Ciò che mi dà forza, speranza e fede è il vedere che la Divina Provvidenza non ci abbandona e che c’è tanta fede nelle persone. Un soldato ha raccontato quello che gli è successo al fronte. Ha detto che durante il combattimento hanno finito le munizioni e sapevano che era finita. Non potevano uscire dalle trincee perché sarebbe stata una morte istantanea. Così, dopo un po’, hanno iniziato a salutarsi e hanno visto i soldati russi avvicinarsi a loro. Uno dei soldati ucraini, che sapeva che in quei giorni ci sarebbe stato un funerale per suo zio, morto anche lui in guerra, ha pregato: “Signore Dio, fai qualcosa, perché la mia famiglia non sopravviverà a due funerali”. Il soldato ha raccontato che dopo un po’ i russi si sono fermati, si sono girati e sono tornati indietro. Per lui e per noi è un miracolo tangibile, un segno dell’intervento di Dio. Un altro esempio: il fratello di uno dei miei sacerdoti lavora come medico al fronte e una volta ha confidato a suo fratello: “Tu sai che non sono credente, ma io so che sono ancora vivo solo grazie alle tue preghiere e a quelle dei tuoi colleghi”.

La preghiera diventa una forza?

Nel momento particolarmente difficile in cui si trova l’Ucraina, ci viene di vegliare davanti alla croce di nostro Signore Gesù Cristo. Oggi, quando la guerra è diventata realtà, abbiamo ancora più bisogno di abbracciare la Croce e di rimanere legati a questo segno di amore e di salvezza, segno della vittoria della vita sulla morte, dell’amore sull’odio, della verità sulla menzogna, dell’umiltà sull’egoismo. In questo momento difficile, l’Ucraina ha anche bisogno che la solidarietà e il buon cuore continuino.

Quanto è importante continuare ad essere solidali con la sofferente Ucraina?

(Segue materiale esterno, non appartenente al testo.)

__global__ __launch_bounds__(64) void k_redo_thr(OrbGeometry g, const uint32_t* __restrict__ redo_cnt,
                                                 const uint32_t* __restrict__ redo_list, const uint2* cmap, uint32_t* hist,
                                                 uint32_t* emit_thr) {
  const uint32_t n = *redo_cnt;
  const int lane = threadIdx.x;
  for (uint32_t q = blockIdx.x; q < n; q += gridDim.x) {
    const uint32_t item = redo_list[q];
    const int l = (int)(item % kOrbLevels);
    const int idx = (int)item;
    uint4* const hl = reinterpret_cast<uint4*>(hist + (size_t)idx * 256u);
    const uint4 hv = hl[lane];
    hl[lane] = make_uint4(0u, 0u, 0u, 0u);
    const uint32_t keep = 2u * (uint32_t)g.lv[l].quota;
    uint32_t above = hv.x + hv.y + hv.z + hv.w;
#pragma unroll
    for (int o = 1; o < 64; o <<= 1) {
      const uint32_t up = __shfl_down(above, o);
      if (lane + o < 64) above += up;
    }
    const uint32_t total = __shfl(above, 0);
    above -= hv.x + hv.y + hv.z + hv.w;
    const uint32_t c3 = above + hv.w, c2 = c3 + hv.z, c1 = c2 + hv.y, c0 = c1 + hv.x;
    const int mine = c3 >= keep ? 4 * lane + 3 : c2 >= keep ? 4 * lane + 2 : c1 >= keep ? 4 * lane + 1 : c0 >= keep ? 4 * lane : -1;
    const unsigned long long ok = __ballot(mine >= 0);
    uint32_t thr = 0;
    if (total > keep && total > cmap[idx].y) {
      thr = 256;
      if (keep > 0 && ok) thr = (uint32_t)__shfl(mine, 63 - __builtin_clzll(ok));
    }
    if (lane == 0) emit_thr[idx] = thr;
  }
}

__global__ __launch_bounds__(256) void k_thr_harris(OrbGeometry g, FrameSrc src, const uint8_t* pyr,
                                                    const uint32_t* cand_cnt, const uint32_t* cand_key,
                                                    const uint8_t* cand_sc, const uint2* cmap,
                                                    uint32_t* s1_cnt, uint4* s1, uint32_t* status, int do_harris,
                                                    const uint32_t* fin) {
  __shared__ Stage1Smem S;
  const int l = blockIdx.x, fi = blockIdx.y, tid = threadIdx.x;
  if (l >= g.nlevels) return;
  const int idx = fi * kOrbLevels + l;
  const int slot = src.slot0 + fi;
  if (fin && fin[(size_t)idx * kQStat + kQFin] != 0u) return;
  uint32_t n = cand_cnt[idx];
  const uint2 cm = cmap[idx];
  if (n > cm.y) {
    if (tid == 0) atomicOr(&status[slot], kStatusOverflow);
    n = cm.y;
  }
  stage1_from_list<9>(S, g, src, pyr, l, fi, n, cm, cand_key, cand_sc, s1_cnt, s1, status, do_harris, tid, blockDim.x);
}

__global__ __launch_bounds__(256) void k_harris_flat(OrbGeometry g, FrameSrc src, const uint8_t* pyr, HarrisUnits hw,
                                                     const uint32_t* __restrict__ s1_cnt, uint4* s1,
                                                     const uint32_t* fin) {
  const int fi = blockIdx.y, lane = threadIdx.x & 63;
  const int u = blockIdx.x * 4 + (threadIdx.x >> 6);
  if (u >= hw.base[g.nlevels]) return;
  int l = 0;
#pragma unroll
  for (int i = 1; i < kOrbLevels; i++)
    if (i < g.nlevels && u >= hw.base[i]) l = i;
  if (fin && fin[(size_t)(fi * kOrbLevels + l) * kQStat + kQFin] != 0u) return;
  const OrbLevelInfo L = g.lv[l];
  const uint32_t kept = min(s1_cnt[fi * kOrbLevels + l], (uint32_t)kS1Cap);
  uint4* out = s1 + (long long)fi * g.s1_total + L.s1_off;
  int pitch;
  const uint8_t* img = level_ptr(g, src, pyr, fi, l, &pitch);
  const uint32_t step = 64u * (uint32_t)hw.n[l];
  for (uint32_t i = 64u * (uint32_t)(u - hw.base[l]) + lane; i < kept; i += step) {
    const uint32_t key = out[i].x;
    out[i].y = __float_as_uint(harris_at(img, pitch, key & 0xFFFF, key >> 16));
  }
}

Mi sia permesso a questo punto di esprimere la mia gratitudine a tutti i sacerdoti, alle persone consacrate e ai fedeli della Chiesa in Ucraina e all’estero, specialmente in Polonia, per il loro bell’atteggiamento di amore. Questo atteggiamento è il Vangelo vivente della buona azione. È stata la Polonia a mostrare al mondo il volto divino dell’amore. L’atteggiamento dei polacchi ha sorpreso gli ucraini e sono consapevoli di quale grande cuore abbiano mostrato loro, mostrando la loro vera umanità e cristianità. Infine, vorrei anche chiedere di non perdere questo volto divino dell’amore. Ne avremo bisogno ancora a lungo, anche quando arriverà la tanto agognata pace.